第五十九話 笑い策謀は張り巡らされる
天剣国家<アルティア>の首都に存在する王城、その謁見の間にて事件は起こった。
「先の戦果、見事の一言であった」
「ありがとうございます」
左右には等間隔で白亜の石柱が並ぶ、豪奢でありながらもバランスの取れた品の良さがある謁見の間の最奥に鎮座した玉座には、老いてはいるが今もその眼光は一切衰えていない天剣国家<アルティア>の国王シュハザムが腰を下ろし、シュハザムの正面には約五メートル程離れた場所で膝をついて頭を垂れる青年――リュウスケが居た。
その姿を見れば、主従が分かる。
義務や忠義などといった内面は兎も角、リュウスケよりも上の立場にシュハザムは居るのは明白だ。勇者と国王と互いに立場があれど、個人でしかない勇者と比べ、民を統べる国王の方が重要度では上なのだ。無論、理由はそれだけではないが。
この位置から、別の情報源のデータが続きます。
@@ -265,6 +265,10 @@
     lib.pgx_step_held.argtypes = [vp, vp, C.c_int, vp, vp, i32, vp, vp, vp, vp, vp]
     lib.pgx_held_available.argtypes = [vp]
     lib.pgx_step_held.restype = lib.pgx_held_available.restype = C.c_int
+    lib.pgx_step_held_lines.argtypes = [vp, vp, C.c_int, vp, vp, i32, vp, vp, vp, vp, vp]
+    lib.pgx_step_held_lines.restype = C.c_int
+    lib.pgx_held_lines_words.argtypes = [vp]
+    lib.pgx_held_lines_words.restype = i64
     lib.pgx_observe.argtypes = [vp, vp, vp]
     lib.pgx_set_metrics_buffers.argtypes = [vp, vp, vp]
     lib.pgx_get_state.argtypes = [vp, vp, vp, vp, vp, vp, vp]
diff --git a/pogema_amd/buffers.py b/pogema_amd/buffers.py
--- a/pogema_amd/buffers.py
+++ b/pogema_amd/buffers.py
@@ -360,6 +360,7 @@
         self._idle = [tuple(self._count(c) for c in cdata) for _, _, cdata in self._sets]
         self._held = [torch.full((batch, agents), 255, dtype=torch.uint8, device=dev) for _ in self._sets]
         self._vouched = [None] * len(self._sets)
+        self._lines = [None] * len(self._sets)
         self._next = 0
         self.taken = 0
         self.misses = 0
@@ -385,6 +386,7 @@
             del self._idle[i]
             del self._held[i]
             del self._vouched[i]
+            del self._lines[i]
         self._next = 0
         return out
 
@@ -429,5 +431,11 @@
             self._vouched[i] = None
         return self._hand_out(i, with_obs), self._held[i], trusted, i
 
+    def line_record(self, i: int, words: int):
+        rec = self._lines[i]
+        if rec is None or rec.numel() != words:
+            rec = self._lines[i] = torch.zeros(words, dtype=torch.int32, device=self._sets[i][0][0].device)
+        return rec
+
     def vouch(self, i: int):
         self._vouched[i] = self._version(self._sets[i][0][0])
diff --git a/pogema_amd/csrc/pgx_api.cpp b/pogema_amd/csrc/pgx_api.cpp
--- a/pogema_amd/csrc/pgx_api.cpp
+++ b/pogema_amd/csrc/pgx_api.cpp
@@ -388,6 +388,8 @@
     if (err == hipSuccess) err = pgx::prepare_step(e->geo, e->geo_roll);
     if (err == hipSuccess && pgx::held_available(e->geo, A, e->W, obs_elem_bytes(cfg->obs_dtype)))
         err = pgx::prepare_step_held(e->geo, A, e->W);
+    if (err == hipSuccess && pgx::held_lines_words(e->geo, cfg->batch, A, e->W, obs_elem_bytes(cfg->obs_dtype)))
+        err = pgx::prepare_step_held_lines(e->geo, A, e->W);
     if (err != hipSuccess)
         return fail_msg(PGX_E_HIP, "cannot configure the step kernel (%zu bytes of LDS): %s", e->geo.lds_bytes,
                         hipGetErrorString(err));
@@ -955,6 +957,32 @@
     p.truncated = truncated;
     p.act_out = is_active;
     PGX_HIP(pgx::launch_step_held(p, e->geo, held, refresh != 0, (hipStream_t)stream));
+    return PGX_OK;
+}
+
+int64_t pgx_held_lines_words(const pgx_env* e) {
+    if (!e) return 0;
+    return pgx::held_lines_words(e->geo, e->cfg.batch, e->cfg.num_agents, e->W, obs_elem_bytes(e->cfg.obs_dtype));
+}
+
+int pgx_step_held_lines(pgx_env* e, const void* actions, int action_dtype, void* obs, uint32_t* lines, int32_t refresh,
+                        float* rewards, uint8_t* terminated, uint8_t* truncated, uint8_t* is_active, void* stream) {
+    if (!e || !obs || !lines || !pgx_held_lines_words(e))
+        return pgx_step(e, actions, action_dtype, obs, rewards, terminated, truncated, is_active, stream);
+    if (!actions || !rewards || !terminated || !truncated) return fail_msg(PGX_E_INVALID, "pgx_step_held_lines: null argument");
+    if (const int rc = check_action_dtype("pgx_step_held_lines", action_dtype)) return rc;
+    DeviceGuard guard;
+    if (const int rc = enter(guard, e, "pgx_step_held_lines", true)) return rc;
+    pgx::StepParams p = step_params(e, e->geo);
+    p.mode = pgx::MODE_STEP;
+    p.action_dtype = action_dtype;
+    p.actions = actions;
+    p.obs = static_cast<float*>(obs);
+    p.rewards = rewards;
+    p.terminated = terminated;
+    p.truncated = truncated;
+    p.act_out = is_active;
+    PGX_HIP(pgx::launch_step_held_lines(p, e->geo, lines, refresh != 0, (hipStream_t)stream));
     return PGX_OK;
 }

そして二人の他には石柱の間に直立不動を貫く、鈍く光を反射させている鋼色の全身鎧を装備し、腰に適度に装飾が施された剣を下げた二十人の国王近衛兵の姿が在り、王の傍には髭を蓄えた五人の老人達の姿があった。
誰も彼も国を動かす為に重要な人物であったり、武勇によって有名な兵士だったりする、アルティアが国内外に誇る欠かせない者ばかりが謁見の間に集っていた。
しかし広々とした謁見の間であるだけに、どれほど優秀だとしても三十名にも満たない人員だけでは物寂しさが際立つ。
言い方を変えれば厳か、と言えなくもないが。
「さて、そちを呼んだのは、ほんの数日で我が国の領土を広げ、さらに天剣の改良も可能とする事に対して褒美をやろうと思うての」
そう言うとシュハザムは常に他者を睨みつける鋭い目元を緩め、年相応の深い皺が刻まれた顔で微笑を浮かべた。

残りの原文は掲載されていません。